As for the other dimensions, Practical Fragments has written previously about (Non)Sociable fragments as well as Flat fragments. This leads to the last dimension. Claims that beauty is in the eye of the beholder are undermined by the rigorous process of the MBTI, which places molecules such as curcumin squarely in the Janky category while approved drugs are self-evidently Pretty. Thus, toxoflavin is an ESFJ, while sotorasib is an INTP.
 
The utility of the MBTI remains to be established, but this has not stopped companies everywhere from applying it in their acquisition and evaluation processes. And other tests, such as the Decagram of Personality and the Big Six Personality Traits, are also becoming popular. Which do you prefer?

25 March 2024

Fragments vs DHODH

Rapidly proliferating cancer cells require a steady supply of nucleic acids, and cutting that off is a potential therapy. The enzyme dihydroorotate dehydrogenase (DHODH), which is important for pyrimidine synthesis, is thus an interesting drug target. In a recent ACS Med. Chem. Lett. paper, Lindsey DeRatt, Scott Kuduk, and colleagues at Janssen describe their approach.
 
The researchers had previously used virtual screening and structure-based drug design to develop compound 1, which is potent in both biochemical and cell-based assays. However, the molecule is highly effluxed by P-glycoprotein, which can limit both oral bioavailability and brain penetration.
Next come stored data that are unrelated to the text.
# apache/yunikorn-k8shim

Measured on AMD Instinct MI355X. Metric: pod×node predicate evals/sec + decisions/sec, 50k nodes × 1M pods, higher is better.
Workload: dtype int64; 1 GPU; configs[2]: 50k nodes x 1M pods, NodeResourcesFit + TaintToleration + NodeAffinity; nodes_per_gpu=50000, total_nodes=50000, pods=1000000, templates=2000, pod_classes=2061, signature_planes=327, unique_requests=False, spread=False, gang_size=0, parallelism=single GPU

## Files before the change

yunikorn-k8shim_amd/csrc/engine/engine.hip:

```cpp
#include "../../../include/ykpred.h"

#include <hip/hip_runtime.h>
#include <dlfcn.h>
#include <rccl/rccl.h>

#include <algorithm>
#include <chrono>
#include <cstdio>
#include <cstdlib>
#include <cstring>
#include <mutex>
#include <string>
#include <map>
#include <unordered_map>
#include <vector>

#include "kernels.hip.h"
#include "ask_tasks.h"
#include "preempt_headroom_finish.h"

using ykk::i64;
using ykk::u64;

namespace {
// ... 205 lines not shown
  std::vector<int32_t> h_row_big;
  std::vector<int32_t> h_sorted_off;
  DevBuf d_sorted, d_sorted_off, d_ent_c;
  int sweep_min_run = 1;
  int sweep_groups = 0;
  bool sweep_ready = false;
  std::vector<int32_t> h_class_sweep;
  int sweep_rows[ykk::kMaxIdxRows] = {0, 0}, sweep_row_off[ykk::kMaxIdxRows + 1] = {0, 0, 0}, sweep_runs = 0;
  int index_rows_needed = 0;
  DevBuf d_agree;
  DevBuf d_query;
  DevBuf d_groups;
  DevBuf d_domain_head;
  DevBuf d_rc_req, d_rc_pods, d_rc_ports;
  int rc_tiers = 0;
  bool rc_ports = false;
  DevBuf d_vt_base, d_vt_tier_end, d_vt_cum, d_vt_ports;
  std::vector<int32_t> h_vt_base, h_vt_cap;
  int vt_tiers = 0;
  size_t vt_rows = 0;
  bool vt_ports = false;
  int64_t vt_max_cap = 0;
  DevBuf d_pround;
  DevBuf d_vfx_col, d_vfx_cum;
  int vfx_columns = -1;
  std::vector<uint8_t> vfx_stale;
  int64_t vfx_stale_nodes = 0;
  DevBuf d_pround_live;
  DevBuf d_bytes_gather;
  DevBuf d_topo_agree;
  u64 dict_digest = 0;
  int fuse_rows = 1;
  int fuse_wpl = 0;
  int fuse_count = 0, fuse_row_count = 0;
  bool fuse_ready = false;
  DevBuf d_fuse_rec;
  int fuse_combos = 0;
  int fuse_combine = 1;
  DevBuf d_fuse_combo_rec, d_fuse_combo;
  std::vector<uint8_t> h_class_fused;
  int run_decide = 1;
  int run_ranges = 0, n_decide_list = 0, run_decide_classes = -1;
  bool win_partial = false;
  DevBuf d_run_ranges, d_no_decide, d_glin_r;
  int class_runs = 1;
  int class_runs_min_rows = 16;
  int run_classes = 0, run_units = 0, run_rows = 0;
  DevBuf d_run_classes, d_run_units;
  DevBuf d_sweep_rows, d_sweep_runs, d_sweep_units;
  int sweep_units[ykk::kMaxIdxRows] = {0, 0}, sweep_unit_off[ykk::kMaxIdxRows + 1] = {0, 0, 0};
  DevBuf d_chunk_list_b0;
  int NCB0 = 0;
  DevBuf d_walk2_order, d_walk2_big, d_walk2_begin, d_walk2_len;
  int walk2_chunks = -1;
  DevBuf d_first_r;
  static constexpr bool decide_skip = true;
  DevBuf d_chunk_list_b;
  DevBuf d_slice_general;
  DevBuf d_slice_desc;
  DevBuf d_pfx_r;
  DevBuf d_idx_c;
  DevBuf d_win_r;
  int idx_stride = 0;
  DevBuf d_sig_tol, d_sig_tolflags, d_sig_ports, d_swanted;
  DevBuf d_sig_aff_flags, d_sig_aff_off, d_sig_aff_terms, d_sig_pre_off, d_sig_pre_terms;
  bool specs_set = false;

  int P = 0, C = 0, NC = 0;
  std::vector<int32_t> h_pod_spec, h_pod_pin;
  DevBuf d_pod_spec, d_pod_pin, d_pod_class;
  DevBuf d_class_sig, d_class_pin, d_class_first, d_class_word, d_chunk_class, d_chunk_begin, d_chunk_len, d_chunk_first, d_members;
  std::unordered_map<ClassKey, int32_t, ClassKeyHash> class_ids;
  std::vector<int32_t> h_pod_class, h_pod_slot;
  std::vector<int32_t> h_pod_row;
  int rows_total = 0, rows_a = 0, row_capacity = 0;
  DevBuf d_pod_row;
  bool bands_enabled = true;
  int band_steps = 0;
  int band_steps_now = 128;
  int round_batched = -1;
  int round_node_assume = 1;
  int round_prof = 0;
  int fail_after = 0;
  int sig_wpl = 0;
  int combine_slices = 1;
  int decide_groups_from = 16384;
  int early_counts = 1;
  int group_lds = -1;
  int group_scratch_mb = 256;
  int affinity_fill_waves = 0;
  int group_chunk_tasks = 0;
  int max_lds_bytes = 64 * 1024;
  int num_cus = 256;
  int n_bands = 0, n_band_steps = 0, n_classes_a = 0, n_fix_rows = 0;
  std::vector<int32_t> h_class_slot_a;
  DevBuf d_band_tab, d_class_rows_a, d_class_list_a, d_class_slot_a, d_fix_row, d_fix_slot, d_chunk_zone;
  DevBuf d_class_list_b;
  int n_classes_b = 0;
  std::vector<int32_t> h_ch_zone;
  std::vector<uint8_t> h_row_stale;
  std::vector<int32_t> h_class_sig, h_class_pin, h_class_first, h_class_live;
  std::vector<std::vector<int32_t>> h_class_chunks;
  std::vector<int32_t> h_members, h_ch_class, h_ch_begin, h_ch_len, h_ch_first;
  int patch_chunks = 0;
  bool rank_valid = false;
  uint64_t specs_version = 1, ranked_specs_version = 0, ranked_nodes_epoch = 0;
  unsigned ranked_pre = 0, ranked_filt = 0;
  bool ranked_has_first = false;
  DevBuf d_round;
  DevBuf d_fx_off, d_fx_cls, d_fx_cnt, d_fx_occ, d_sp_sig_of;
  uint64_t fx_version = 0;
  bool fx_contrib = false, fx_ports = false;
  std::vector<int32_t> h_fx_off;
  std::vector<int32_t> h_fx_cls;
  std::vector<int32_t> h_fx_cnt;
  std::vector<uint8_t> h_fx_occupies;
  DevBuf d_patches, d_rows, d_row_count, d_row_best;
  unsigned last_pre = 0, last_filt = 0;
  bool last_eval_valid = false;
  DevBuf d_class_count, d_class_best;
  bool pods_set = false, classes_dirty = true;
  int chunk_members = ykk::kChunkMembers;
  bool chunk_sorted = true;
  int combine_lds_bytes = 40000;

  DevBuf d_bitmap, d_counts, d_decisions, d_keys, d_scratch;
  void* last_bitmap = nullptr;
  int64_t last_bitmap_rows = 0;
  void *last_counts = nullptr, *last_decisions = nullptr, *last_keys = nullptr;

  hipStream_t aux_stream = nullptr;
  hipEvent_t ev_fork = nullptr, ev_planes = nullptr, ev_join = nullptr, ev_counts = nullptr, ev_zero = nullptr;
  hipStream_t peek_stream = nullptr;
  hipEvent_t ev_eval_done = nullptr;
  void* peek_pinned = nullptr;
  size_t peek_pinned_bytes = 0;

  struct GraphKey {
    uint64_t version;
    unsigned pre, filt, options;
    void *bitmap, *counts, *decisions, *keys;
    bool operator==(const GraphKey& o) const {
      return version == o.version && pre == o.pre && filt == o.filt && options == o.options && bitmap == o.bitmap && counts == o.counts &&
             decisions == o.decisions && keys == o.keys;
    }
  };
  std::vector<std::pair<GraphKey, hipGraphExec_t>> graphs;
  std::vector<GraphKey> seen;
  uint64_t tables_version = 1;
  bool graph_disabled = true;

  ncclComm_t comm = nullptr;
  int comm_rank = 0, comm_world = 1, node_offset = 0;
  int64_t round_exchanges = 0;
  void* h_round_pinned = nullptr;
  size_t h_round_pinned_bytes = 0;
  int64_t rounds_batched = 0, round_batched_asks = 0, round_batches = 0, rounds_sequential = 0, round_sequential_asks = 0;
  int forced_stride = 0;
  DevBuf d_gathered, d_gathered_map, d_xkey, d_xcand;
  bool last_has_keys = false;
  DevBuf d_class_rows_all, d_gathered_classes, d_class_rows_slot, d_class_sig_ident, d_expand_count, d_layout_hash, d_gathered_pod_class, d_row_pod;
  int ident_classes = 0;
  uint64_t layout_version = 1, layout_hashed_version = 0, layout_hash_value = 0, row_pod_version = 0;
  uint64_t ask_epoch = 1, hdr_epoch = 0;
  std::vector<uint64_t> hdr_cache;
  uint64_t nodes_epoch = 1, hist_epoch = 0;
  uint64_t bitmap_epoch = 0;

  int64_t n_full_evals = 0, n_node_patches = 0, n_row_patches = 0, n_queries = 0, n_gathers = 0, n_uploads = 0;

  hipEvent_t ev[2 * YKPRED_MAX_TIMED_KERNELS + 2]{};
  bool ev_ready = false;
  int timed = 0;
  const char* timed_name[YKPRED_MAX_TIMED_KERNELS]{};
  bool timing_valid = false;
};

namespace {
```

Thus, they turned to fragments.
 
An SPR screen (about which sadly no details are provided) yielded compound 2, and crystallography revealed that the amide carbonyl makes a similar contact to tyrosine 356 (Y356) as does the carbonyl in the triazolone moiety of compound 1. Merging these led to compound 4, which was considerably more potent than compound 2 but much less so than compound 1. However, further optimization led eventually to compound 25. Although less potent in an enzymatic assay than compound 1, compound 25 is equally effective in cells. It also has excellent pharmacokinetics in mice and – importantly – a considerably lower efflux ratio.
 

Interestingly, when the researchers solved the crystal structure of a related molecule bound to DHODH, they found that the carbonyl no longer interacts with Y356 but is instead flipped 180º and interacts with a different residue. The researchers conclude by stating that they are designing new molecules to reengage Y356, which could further improve potency.
 
Several lessons emerge from this brief paper. First, the flipped urea moiety is another reminder that fragments do not always maintain their orientations, as also seen here, here, and here. Second, information from the fragment was used not to improve potency but rather to address other aspects of an existing lead series, as seen here and here. And finally, one could argue that the only critical feature of the fragment remaining in the final molecule is the NH of the urea. But the fragment did cause the researchers to examine their molecules from a different perspective, resulting in a better series. Perhaps you could call this an example of fragment-assisted drug discovery. As is so often the case, fragments can inspire new ideas that may otherwise be overlooked.